(Collection entries)
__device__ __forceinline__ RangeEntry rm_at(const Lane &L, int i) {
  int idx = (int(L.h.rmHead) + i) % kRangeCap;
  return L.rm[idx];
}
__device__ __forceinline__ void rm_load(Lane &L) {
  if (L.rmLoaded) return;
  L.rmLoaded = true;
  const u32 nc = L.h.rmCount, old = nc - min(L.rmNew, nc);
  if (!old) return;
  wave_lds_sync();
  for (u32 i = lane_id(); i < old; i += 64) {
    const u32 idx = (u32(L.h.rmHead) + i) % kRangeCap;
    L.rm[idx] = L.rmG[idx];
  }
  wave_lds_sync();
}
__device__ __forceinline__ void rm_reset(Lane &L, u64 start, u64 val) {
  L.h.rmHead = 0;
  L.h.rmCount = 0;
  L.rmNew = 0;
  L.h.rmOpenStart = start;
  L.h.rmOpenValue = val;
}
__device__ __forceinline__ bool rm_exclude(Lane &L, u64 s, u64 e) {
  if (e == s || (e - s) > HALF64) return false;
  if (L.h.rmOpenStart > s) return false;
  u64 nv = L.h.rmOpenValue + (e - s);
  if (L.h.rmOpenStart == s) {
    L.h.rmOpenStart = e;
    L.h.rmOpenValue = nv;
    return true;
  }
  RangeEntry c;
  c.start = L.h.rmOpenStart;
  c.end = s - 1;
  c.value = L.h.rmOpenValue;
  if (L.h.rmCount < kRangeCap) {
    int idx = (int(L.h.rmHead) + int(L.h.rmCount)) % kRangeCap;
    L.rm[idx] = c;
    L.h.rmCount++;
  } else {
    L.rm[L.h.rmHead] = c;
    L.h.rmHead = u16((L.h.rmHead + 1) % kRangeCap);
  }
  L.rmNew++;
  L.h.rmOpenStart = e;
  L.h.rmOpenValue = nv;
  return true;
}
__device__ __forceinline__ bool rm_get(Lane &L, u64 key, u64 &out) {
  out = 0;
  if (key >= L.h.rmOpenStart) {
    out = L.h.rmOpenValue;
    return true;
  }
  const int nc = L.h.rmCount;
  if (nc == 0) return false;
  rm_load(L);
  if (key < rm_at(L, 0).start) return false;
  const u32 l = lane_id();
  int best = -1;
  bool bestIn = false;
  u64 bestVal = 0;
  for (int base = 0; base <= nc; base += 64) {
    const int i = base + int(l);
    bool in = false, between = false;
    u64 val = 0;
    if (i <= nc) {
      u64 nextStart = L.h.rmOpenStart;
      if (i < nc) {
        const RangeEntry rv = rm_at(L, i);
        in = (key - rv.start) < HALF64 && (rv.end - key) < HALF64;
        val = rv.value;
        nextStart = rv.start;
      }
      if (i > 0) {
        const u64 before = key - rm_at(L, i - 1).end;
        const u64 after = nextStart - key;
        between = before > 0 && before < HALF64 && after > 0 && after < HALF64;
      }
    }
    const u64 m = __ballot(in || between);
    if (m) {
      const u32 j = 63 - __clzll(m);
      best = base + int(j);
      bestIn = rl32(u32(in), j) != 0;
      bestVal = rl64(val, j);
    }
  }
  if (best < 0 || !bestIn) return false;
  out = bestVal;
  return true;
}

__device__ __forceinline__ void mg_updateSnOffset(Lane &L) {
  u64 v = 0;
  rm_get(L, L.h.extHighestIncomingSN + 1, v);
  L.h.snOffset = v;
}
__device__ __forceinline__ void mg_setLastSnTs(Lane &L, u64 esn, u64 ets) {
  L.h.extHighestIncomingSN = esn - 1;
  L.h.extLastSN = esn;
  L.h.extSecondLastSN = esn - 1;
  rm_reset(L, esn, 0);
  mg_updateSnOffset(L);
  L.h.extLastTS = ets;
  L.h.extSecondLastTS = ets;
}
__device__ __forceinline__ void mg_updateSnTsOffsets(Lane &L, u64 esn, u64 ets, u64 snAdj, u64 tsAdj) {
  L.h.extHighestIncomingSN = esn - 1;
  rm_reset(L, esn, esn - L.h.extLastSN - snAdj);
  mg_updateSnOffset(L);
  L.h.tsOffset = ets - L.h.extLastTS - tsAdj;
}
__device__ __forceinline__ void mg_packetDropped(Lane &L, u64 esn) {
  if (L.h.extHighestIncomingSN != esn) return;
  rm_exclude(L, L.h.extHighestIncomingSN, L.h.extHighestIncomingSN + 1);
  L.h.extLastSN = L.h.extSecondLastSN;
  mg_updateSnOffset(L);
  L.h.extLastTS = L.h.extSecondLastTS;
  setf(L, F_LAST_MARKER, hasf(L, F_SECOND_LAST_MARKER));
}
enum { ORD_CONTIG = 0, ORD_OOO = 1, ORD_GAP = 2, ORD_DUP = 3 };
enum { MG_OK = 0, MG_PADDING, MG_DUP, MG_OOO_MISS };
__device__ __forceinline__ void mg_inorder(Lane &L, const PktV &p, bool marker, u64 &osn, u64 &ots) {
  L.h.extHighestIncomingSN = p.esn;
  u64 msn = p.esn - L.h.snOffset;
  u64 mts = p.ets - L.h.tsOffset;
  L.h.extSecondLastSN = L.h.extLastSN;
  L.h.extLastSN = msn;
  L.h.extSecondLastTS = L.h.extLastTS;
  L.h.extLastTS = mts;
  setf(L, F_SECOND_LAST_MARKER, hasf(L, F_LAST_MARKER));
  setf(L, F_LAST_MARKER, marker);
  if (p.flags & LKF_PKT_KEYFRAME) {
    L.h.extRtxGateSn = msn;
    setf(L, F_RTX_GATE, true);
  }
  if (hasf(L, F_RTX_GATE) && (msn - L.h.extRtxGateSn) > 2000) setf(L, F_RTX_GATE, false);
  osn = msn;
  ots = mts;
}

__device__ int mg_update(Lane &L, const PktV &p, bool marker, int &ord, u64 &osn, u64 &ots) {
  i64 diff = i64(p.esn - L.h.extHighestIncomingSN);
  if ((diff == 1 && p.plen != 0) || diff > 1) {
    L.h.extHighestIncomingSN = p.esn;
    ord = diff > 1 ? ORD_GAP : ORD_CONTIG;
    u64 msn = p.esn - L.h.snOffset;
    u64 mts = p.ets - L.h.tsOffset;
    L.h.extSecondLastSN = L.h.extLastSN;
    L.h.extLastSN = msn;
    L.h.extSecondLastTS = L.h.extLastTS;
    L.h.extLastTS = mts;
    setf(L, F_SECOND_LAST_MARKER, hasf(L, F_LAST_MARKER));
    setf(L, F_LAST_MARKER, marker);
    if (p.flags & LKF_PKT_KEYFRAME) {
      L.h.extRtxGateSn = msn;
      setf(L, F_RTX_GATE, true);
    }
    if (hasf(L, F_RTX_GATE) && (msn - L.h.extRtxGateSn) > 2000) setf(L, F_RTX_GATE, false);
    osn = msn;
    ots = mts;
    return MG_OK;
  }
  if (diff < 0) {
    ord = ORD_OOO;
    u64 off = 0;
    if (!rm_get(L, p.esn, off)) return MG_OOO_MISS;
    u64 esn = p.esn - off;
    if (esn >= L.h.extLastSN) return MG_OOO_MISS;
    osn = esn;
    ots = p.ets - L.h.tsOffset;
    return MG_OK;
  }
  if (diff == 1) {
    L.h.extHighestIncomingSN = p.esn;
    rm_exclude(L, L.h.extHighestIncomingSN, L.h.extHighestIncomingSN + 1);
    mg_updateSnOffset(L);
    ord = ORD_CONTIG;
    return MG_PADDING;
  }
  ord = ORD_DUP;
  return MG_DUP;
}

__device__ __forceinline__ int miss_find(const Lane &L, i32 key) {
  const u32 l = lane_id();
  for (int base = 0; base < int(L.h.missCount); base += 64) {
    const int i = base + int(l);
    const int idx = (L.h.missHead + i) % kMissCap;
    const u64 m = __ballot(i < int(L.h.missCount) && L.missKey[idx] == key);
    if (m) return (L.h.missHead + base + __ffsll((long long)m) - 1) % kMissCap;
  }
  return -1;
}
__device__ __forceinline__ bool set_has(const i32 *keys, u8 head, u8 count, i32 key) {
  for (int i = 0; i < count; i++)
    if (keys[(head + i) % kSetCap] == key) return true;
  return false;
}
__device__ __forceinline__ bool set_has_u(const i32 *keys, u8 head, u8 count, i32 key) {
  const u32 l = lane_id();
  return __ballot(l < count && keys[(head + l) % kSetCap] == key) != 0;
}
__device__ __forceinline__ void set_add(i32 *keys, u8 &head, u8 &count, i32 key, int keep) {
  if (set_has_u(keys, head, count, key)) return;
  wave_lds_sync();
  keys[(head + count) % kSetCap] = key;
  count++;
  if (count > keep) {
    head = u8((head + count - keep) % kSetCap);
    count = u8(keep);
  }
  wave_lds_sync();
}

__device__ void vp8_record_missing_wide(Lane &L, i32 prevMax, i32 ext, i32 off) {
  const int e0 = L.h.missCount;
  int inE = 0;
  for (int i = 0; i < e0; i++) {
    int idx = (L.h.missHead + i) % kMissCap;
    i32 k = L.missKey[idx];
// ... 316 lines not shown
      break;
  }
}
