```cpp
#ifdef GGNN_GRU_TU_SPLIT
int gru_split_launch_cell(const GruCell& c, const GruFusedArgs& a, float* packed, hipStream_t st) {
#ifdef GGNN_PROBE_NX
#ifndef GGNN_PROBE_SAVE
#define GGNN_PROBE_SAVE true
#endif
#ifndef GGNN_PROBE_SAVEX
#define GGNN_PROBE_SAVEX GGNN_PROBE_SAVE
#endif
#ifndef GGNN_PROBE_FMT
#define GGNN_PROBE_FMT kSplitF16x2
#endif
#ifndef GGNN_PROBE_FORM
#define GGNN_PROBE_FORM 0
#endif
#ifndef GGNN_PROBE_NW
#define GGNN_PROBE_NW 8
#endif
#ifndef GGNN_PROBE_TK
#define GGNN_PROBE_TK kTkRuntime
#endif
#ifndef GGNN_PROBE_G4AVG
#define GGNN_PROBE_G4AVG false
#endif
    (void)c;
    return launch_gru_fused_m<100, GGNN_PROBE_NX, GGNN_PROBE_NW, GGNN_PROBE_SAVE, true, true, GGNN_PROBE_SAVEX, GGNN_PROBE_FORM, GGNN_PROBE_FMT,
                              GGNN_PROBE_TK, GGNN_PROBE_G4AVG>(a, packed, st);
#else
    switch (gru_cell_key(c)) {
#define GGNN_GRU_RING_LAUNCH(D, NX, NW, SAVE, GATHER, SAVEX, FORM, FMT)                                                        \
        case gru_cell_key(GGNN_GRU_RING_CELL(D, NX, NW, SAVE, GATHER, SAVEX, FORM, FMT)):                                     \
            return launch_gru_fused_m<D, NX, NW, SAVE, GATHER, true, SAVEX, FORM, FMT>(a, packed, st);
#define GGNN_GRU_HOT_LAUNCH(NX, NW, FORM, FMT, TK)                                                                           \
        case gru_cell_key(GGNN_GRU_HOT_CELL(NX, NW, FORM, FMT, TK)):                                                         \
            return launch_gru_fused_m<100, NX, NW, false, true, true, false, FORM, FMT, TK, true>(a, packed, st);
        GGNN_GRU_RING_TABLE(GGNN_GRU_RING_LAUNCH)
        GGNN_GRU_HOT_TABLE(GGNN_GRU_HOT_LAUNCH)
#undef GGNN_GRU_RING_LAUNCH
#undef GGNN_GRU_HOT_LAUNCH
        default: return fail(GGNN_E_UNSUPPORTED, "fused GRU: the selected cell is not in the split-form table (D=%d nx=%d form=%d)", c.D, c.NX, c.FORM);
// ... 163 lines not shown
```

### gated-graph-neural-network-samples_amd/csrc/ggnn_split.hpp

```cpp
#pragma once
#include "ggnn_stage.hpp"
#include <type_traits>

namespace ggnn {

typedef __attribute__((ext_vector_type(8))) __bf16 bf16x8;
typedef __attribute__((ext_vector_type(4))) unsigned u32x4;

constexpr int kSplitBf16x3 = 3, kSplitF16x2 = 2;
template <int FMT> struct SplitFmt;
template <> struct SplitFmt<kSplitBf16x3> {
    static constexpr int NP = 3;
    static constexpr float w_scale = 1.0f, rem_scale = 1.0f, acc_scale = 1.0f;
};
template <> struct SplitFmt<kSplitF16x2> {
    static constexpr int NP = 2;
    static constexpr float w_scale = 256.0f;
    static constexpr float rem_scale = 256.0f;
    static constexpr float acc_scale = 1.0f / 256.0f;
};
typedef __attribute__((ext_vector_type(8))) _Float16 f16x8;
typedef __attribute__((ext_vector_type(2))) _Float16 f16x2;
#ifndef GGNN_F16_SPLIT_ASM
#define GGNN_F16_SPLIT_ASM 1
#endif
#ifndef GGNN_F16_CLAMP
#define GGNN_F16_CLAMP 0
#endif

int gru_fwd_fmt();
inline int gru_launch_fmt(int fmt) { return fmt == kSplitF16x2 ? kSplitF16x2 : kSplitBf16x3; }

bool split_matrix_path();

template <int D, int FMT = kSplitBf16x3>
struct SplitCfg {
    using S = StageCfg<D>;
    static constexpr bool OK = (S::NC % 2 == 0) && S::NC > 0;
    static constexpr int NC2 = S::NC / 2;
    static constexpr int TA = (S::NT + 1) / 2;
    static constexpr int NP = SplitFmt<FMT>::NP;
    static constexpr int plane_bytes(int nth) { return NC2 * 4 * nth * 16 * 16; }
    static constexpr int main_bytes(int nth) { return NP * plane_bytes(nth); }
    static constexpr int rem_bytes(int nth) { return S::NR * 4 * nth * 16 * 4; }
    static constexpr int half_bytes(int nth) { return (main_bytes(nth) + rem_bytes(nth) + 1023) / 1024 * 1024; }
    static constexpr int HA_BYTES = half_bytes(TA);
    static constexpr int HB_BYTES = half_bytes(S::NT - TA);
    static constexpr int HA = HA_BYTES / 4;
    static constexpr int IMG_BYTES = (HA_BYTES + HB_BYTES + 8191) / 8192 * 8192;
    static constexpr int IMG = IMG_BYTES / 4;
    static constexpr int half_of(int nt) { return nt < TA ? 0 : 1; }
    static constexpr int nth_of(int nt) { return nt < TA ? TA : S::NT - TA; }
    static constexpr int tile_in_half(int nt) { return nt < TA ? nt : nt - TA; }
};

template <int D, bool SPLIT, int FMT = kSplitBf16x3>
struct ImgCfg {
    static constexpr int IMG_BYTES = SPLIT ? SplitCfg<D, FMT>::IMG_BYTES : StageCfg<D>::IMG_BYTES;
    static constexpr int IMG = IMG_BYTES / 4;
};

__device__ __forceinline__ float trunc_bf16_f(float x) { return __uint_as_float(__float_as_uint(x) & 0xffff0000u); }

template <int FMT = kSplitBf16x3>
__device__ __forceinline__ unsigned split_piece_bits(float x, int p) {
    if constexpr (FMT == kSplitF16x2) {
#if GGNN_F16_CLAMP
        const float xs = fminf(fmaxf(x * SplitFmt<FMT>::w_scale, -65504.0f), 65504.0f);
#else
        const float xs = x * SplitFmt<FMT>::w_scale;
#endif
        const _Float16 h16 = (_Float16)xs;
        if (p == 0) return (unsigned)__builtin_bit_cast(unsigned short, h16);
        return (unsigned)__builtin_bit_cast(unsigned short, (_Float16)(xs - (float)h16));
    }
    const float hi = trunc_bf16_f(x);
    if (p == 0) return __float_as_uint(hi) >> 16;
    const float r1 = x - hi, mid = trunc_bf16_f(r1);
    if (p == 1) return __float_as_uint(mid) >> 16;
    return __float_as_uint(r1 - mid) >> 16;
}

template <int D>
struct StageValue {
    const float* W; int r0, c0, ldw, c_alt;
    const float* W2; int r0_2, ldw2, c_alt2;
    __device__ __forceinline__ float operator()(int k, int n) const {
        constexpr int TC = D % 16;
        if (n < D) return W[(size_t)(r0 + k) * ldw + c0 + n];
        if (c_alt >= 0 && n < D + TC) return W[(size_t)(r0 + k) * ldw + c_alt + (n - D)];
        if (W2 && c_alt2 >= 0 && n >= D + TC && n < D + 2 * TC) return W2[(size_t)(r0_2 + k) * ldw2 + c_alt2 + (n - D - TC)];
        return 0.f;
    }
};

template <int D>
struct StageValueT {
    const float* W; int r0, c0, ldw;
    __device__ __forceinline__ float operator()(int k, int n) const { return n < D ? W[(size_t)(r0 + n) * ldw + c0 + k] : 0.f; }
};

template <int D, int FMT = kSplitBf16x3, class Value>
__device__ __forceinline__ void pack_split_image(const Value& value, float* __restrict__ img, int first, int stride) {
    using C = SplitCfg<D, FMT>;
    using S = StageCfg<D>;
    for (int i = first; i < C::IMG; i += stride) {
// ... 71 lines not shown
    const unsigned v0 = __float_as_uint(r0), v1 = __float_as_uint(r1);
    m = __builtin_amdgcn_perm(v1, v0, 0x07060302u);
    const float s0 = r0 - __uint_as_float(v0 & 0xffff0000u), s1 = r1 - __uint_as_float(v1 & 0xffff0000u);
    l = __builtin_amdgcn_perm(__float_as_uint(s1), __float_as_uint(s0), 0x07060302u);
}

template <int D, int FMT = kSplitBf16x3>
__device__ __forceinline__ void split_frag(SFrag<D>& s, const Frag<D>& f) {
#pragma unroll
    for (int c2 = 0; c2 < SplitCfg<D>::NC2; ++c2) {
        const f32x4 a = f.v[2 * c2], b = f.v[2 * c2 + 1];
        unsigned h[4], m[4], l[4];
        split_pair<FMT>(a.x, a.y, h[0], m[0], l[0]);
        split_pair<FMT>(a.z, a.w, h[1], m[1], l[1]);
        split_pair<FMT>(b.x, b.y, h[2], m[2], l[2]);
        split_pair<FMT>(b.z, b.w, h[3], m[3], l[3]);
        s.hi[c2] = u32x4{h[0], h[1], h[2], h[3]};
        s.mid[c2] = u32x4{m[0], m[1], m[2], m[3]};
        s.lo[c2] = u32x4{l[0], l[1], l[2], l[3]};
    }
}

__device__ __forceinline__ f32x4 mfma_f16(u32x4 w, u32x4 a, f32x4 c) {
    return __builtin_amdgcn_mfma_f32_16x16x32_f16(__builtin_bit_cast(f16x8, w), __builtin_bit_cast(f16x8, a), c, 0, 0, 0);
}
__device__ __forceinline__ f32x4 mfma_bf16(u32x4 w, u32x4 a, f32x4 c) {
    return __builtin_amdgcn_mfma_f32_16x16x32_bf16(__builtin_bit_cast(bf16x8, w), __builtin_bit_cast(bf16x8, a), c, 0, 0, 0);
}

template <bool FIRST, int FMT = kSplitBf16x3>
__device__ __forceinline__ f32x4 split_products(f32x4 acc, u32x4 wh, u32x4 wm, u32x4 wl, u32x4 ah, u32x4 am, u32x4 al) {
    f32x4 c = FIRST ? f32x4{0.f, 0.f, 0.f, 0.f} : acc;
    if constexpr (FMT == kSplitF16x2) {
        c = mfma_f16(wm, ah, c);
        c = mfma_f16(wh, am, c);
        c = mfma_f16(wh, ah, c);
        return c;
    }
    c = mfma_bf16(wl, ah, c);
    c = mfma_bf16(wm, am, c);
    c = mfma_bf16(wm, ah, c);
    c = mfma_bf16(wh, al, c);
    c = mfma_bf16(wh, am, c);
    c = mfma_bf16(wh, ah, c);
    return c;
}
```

- [Task description]:
Repeat exactly, please, each line from the beginning of the data through the line with "if (i < nc)" in it, and only those lines.

- [Written response]:
__device__ __forceinline__ RangeEntry rm_at(const Lane &L, int i) {
  int idx = (int(L.h.rmHead) + i) % kRangeCap;
  return L.rm[idx];
}
__device__ __forceinline__ void rm_load(Lane &L) {
  if (L.rmLoaded) return;
  L.rmLoaded = true;
  const u32 nc = L.h.rmCount, old = nc - min(L.rmNew, nc);
  if (!old) return;
  wave_lds_sync();
  for (u32 i = lane_id(); i < old; i += 64) {
    const u32 idx = (u32(L.h.rmHead) + i) % kRangeCap;
    L.rm[idx] = L.rmG[idx];
  }
  wave_lds_sync();
}
__device__ __forceinline__ void rm_reset(Lane &L, u64 start, u64 val) {
  L.h.rmHead = 0;
  L.h.rmCount = 0;
  L.rmNew = 0;
  L.h.rmOpenStart = start;
  L.h.rmOpenValue = val;
}
__device__ __forceinline__ bool rm_exclude(Lane &L, u64 s, u64 e) {
  if (e == s || (e - s) > HALF64) return false;
  if (L.h.rmOpenStart > s) return false;
  u64 nv = L.h.rmOpenValue + (e - s);
  if (L.h.rmOpenStart == s) {
    L.h.rmOpenStart = e;
    L.h.rmOpenValue = nv;
    return true;
  }
  RangeEntry c;
  c.start = L.h.rmOpenStart;
  c.end = s - 1;
  c.value = L.h.rmOpenValue;
  if (L.h.rmCount < kRangeCap) {
    int idx = (int(L.h.rmHead) + int(L.h.rmCount)) % kRangeCap;
    L.rm[idx] = c;
    L.h.rmCount++;
  } else {
    L.rm[L.h.rmHead] = c;
    L.h.rmHead = u16((L.h.rmHead + 1) % kRangeCap);
  }
  L.rmNew++;
  L.h.rmOpenStart = e;
  L.h.rmOpenValue = nv;
  return true;
}
__device__ __forceinline__ bool rm_get(Lane &L, u64 key, u64 &out) {
  out = 0;
  if (key >= L.h.rmOpenStart) {
    out = L.h.rmOpenValue;
    return true;
  }
  const int nc = L.h.rmCount;
  if (nc == 0) return false;
  rm_load(L);
  if (key < rm_at(L, 0).start) return false;
  const u32 l = lane_id();
  int best = -1;
  bool bestIn = false;
  u64 bestVal = 0;
  for (int base = 0; base <= nc; base += 64) {
    const int i = base + int(l);
    bool in = false, between = false;
    u64 val = 0;
    if (i <= nc) {
      u64 nextStart = L.h.rmOpenStart;
      if (i < nc) {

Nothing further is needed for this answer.